Required action — Each line in the entries below that holds the string "launches" is to be listed.

(Stored items)
[Start of Attachment]

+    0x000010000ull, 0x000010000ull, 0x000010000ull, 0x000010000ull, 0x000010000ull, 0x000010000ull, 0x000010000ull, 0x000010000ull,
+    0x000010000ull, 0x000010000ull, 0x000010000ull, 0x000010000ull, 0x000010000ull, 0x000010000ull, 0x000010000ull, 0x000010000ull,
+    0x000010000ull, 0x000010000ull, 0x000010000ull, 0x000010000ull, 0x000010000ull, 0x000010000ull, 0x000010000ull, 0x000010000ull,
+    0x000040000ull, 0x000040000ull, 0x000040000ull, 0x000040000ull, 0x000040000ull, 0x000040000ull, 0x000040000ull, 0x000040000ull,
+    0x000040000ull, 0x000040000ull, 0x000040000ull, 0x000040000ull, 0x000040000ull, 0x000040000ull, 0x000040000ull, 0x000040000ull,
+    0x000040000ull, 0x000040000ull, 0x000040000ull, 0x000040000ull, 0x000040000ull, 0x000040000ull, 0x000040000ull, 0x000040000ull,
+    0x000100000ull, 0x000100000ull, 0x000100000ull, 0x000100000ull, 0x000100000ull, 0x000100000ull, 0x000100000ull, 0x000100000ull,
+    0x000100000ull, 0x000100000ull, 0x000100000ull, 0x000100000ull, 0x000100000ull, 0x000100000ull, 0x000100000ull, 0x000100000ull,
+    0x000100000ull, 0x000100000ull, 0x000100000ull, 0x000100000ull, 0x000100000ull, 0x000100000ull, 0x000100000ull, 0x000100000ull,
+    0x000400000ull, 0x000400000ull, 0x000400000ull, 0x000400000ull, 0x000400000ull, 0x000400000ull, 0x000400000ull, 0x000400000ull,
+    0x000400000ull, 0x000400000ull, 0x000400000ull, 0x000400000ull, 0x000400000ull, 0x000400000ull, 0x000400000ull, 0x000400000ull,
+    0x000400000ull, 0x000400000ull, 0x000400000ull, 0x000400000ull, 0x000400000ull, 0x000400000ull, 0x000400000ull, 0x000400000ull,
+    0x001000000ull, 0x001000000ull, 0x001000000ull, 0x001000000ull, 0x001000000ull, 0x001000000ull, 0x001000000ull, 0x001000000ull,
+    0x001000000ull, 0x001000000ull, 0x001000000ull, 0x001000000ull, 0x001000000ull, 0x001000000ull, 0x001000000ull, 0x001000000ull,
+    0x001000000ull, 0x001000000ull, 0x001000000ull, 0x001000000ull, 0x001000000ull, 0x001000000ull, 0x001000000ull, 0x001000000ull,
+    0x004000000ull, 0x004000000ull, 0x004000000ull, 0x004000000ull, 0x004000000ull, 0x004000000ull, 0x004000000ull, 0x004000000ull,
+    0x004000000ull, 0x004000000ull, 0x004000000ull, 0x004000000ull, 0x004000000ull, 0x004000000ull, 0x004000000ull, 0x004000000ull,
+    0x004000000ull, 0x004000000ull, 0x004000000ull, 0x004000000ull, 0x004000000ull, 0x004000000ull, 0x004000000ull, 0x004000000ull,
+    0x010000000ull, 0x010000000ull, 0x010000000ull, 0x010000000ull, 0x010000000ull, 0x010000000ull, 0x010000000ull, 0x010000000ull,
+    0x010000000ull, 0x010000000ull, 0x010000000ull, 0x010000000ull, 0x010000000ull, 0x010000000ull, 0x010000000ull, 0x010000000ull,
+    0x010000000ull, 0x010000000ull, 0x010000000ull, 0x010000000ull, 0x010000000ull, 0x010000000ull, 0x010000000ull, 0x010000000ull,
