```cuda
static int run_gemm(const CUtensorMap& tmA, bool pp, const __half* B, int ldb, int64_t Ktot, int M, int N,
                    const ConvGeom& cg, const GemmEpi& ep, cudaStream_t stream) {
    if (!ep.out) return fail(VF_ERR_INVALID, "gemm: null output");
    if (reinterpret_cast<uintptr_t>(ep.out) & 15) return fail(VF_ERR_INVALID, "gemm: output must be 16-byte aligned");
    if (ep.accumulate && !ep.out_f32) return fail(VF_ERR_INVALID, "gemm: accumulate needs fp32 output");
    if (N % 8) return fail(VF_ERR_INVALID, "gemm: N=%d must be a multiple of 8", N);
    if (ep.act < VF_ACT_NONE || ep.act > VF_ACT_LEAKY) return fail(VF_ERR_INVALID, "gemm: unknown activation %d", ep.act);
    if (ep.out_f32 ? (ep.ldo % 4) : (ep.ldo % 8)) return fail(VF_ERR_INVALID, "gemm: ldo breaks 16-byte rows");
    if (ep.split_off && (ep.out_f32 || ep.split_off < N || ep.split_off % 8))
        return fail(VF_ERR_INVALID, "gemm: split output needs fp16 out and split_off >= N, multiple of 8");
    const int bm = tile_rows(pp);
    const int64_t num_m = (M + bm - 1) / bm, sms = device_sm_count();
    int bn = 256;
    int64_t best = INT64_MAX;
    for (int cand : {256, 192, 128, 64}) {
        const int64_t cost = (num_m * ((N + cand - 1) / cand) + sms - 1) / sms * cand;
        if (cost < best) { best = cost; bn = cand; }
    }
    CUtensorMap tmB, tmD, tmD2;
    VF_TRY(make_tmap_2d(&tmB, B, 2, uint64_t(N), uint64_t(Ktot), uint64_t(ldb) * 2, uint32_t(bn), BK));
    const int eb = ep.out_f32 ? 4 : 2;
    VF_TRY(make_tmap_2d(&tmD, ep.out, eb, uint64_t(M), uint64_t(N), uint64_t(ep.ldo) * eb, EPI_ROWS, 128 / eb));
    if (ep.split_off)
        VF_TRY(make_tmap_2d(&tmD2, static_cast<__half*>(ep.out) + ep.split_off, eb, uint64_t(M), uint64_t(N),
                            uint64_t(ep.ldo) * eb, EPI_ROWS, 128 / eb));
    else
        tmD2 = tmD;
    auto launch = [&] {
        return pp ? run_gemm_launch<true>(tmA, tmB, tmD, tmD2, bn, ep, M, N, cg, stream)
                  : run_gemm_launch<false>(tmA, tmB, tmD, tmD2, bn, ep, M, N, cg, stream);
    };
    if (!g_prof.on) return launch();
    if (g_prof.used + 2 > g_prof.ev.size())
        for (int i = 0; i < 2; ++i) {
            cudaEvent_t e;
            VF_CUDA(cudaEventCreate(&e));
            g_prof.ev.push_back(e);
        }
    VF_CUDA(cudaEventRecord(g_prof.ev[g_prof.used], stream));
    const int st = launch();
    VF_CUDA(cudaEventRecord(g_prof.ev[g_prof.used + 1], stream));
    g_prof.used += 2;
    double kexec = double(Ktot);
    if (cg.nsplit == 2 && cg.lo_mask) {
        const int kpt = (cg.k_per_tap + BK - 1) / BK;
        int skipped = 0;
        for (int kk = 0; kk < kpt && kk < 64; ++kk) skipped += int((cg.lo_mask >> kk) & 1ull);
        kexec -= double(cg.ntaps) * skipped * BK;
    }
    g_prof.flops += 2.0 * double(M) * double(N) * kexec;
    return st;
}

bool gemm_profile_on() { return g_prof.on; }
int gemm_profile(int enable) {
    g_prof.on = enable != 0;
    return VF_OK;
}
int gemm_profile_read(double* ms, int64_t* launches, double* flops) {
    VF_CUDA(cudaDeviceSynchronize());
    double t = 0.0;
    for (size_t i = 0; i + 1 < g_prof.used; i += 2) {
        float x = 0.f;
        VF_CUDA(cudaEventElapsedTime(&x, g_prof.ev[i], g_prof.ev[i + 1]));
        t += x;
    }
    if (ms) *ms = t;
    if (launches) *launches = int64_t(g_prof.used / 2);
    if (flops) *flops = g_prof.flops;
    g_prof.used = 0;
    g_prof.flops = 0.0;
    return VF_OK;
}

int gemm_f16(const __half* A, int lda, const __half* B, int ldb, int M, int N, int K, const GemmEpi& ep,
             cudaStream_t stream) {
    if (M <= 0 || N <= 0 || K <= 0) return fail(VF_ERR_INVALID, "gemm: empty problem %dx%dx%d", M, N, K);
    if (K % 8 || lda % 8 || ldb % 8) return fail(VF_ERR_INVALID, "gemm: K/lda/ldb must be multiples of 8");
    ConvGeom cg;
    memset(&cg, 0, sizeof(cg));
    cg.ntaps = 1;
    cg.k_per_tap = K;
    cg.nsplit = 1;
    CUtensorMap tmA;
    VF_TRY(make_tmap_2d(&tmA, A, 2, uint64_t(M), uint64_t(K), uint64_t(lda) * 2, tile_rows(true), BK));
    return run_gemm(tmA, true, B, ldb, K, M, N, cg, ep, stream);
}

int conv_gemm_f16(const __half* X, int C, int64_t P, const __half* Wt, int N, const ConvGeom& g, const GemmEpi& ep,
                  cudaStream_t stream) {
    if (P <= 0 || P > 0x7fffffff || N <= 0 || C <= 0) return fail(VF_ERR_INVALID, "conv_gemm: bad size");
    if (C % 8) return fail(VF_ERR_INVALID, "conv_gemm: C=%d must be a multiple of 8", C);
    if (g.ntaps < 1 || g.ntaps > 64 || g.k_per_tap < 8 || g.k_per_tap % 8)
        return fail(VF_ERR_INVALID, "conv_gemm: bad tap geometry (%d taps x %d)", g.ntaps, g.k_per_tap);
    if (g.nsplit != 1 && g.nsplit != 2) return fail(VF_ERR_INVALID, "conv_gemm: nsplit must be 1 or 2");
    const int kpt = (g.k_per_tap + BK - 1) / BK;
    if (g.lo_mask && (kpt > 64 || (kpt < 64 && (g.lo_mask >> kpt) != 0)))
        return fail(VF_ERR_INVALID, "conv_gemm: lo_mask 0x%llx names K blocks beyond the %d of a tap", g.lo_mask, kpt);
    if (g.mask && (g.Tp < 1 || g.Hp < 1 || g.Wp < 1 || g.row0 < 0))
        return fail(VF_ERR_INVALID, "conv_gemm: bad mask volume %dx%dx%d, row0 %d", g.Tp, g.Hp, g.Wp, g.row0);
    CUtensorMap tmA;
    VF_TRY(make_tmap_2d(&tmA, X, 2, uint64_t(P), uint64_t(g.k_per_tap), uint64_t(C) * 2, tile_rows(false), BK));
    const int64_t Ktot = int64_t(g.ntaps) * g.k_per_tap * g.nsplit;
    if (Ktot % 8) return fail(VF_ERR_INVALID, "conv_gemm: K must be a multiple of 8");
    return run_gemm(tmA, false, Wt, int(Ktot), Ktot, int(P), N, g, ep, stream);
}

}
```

[End of Attachment]

Answer box —
int gemm_profile_read(double* ms, int64_t* launches, double* flops) {
    if (launches) *launches = int64_t(g_prof.used / 2);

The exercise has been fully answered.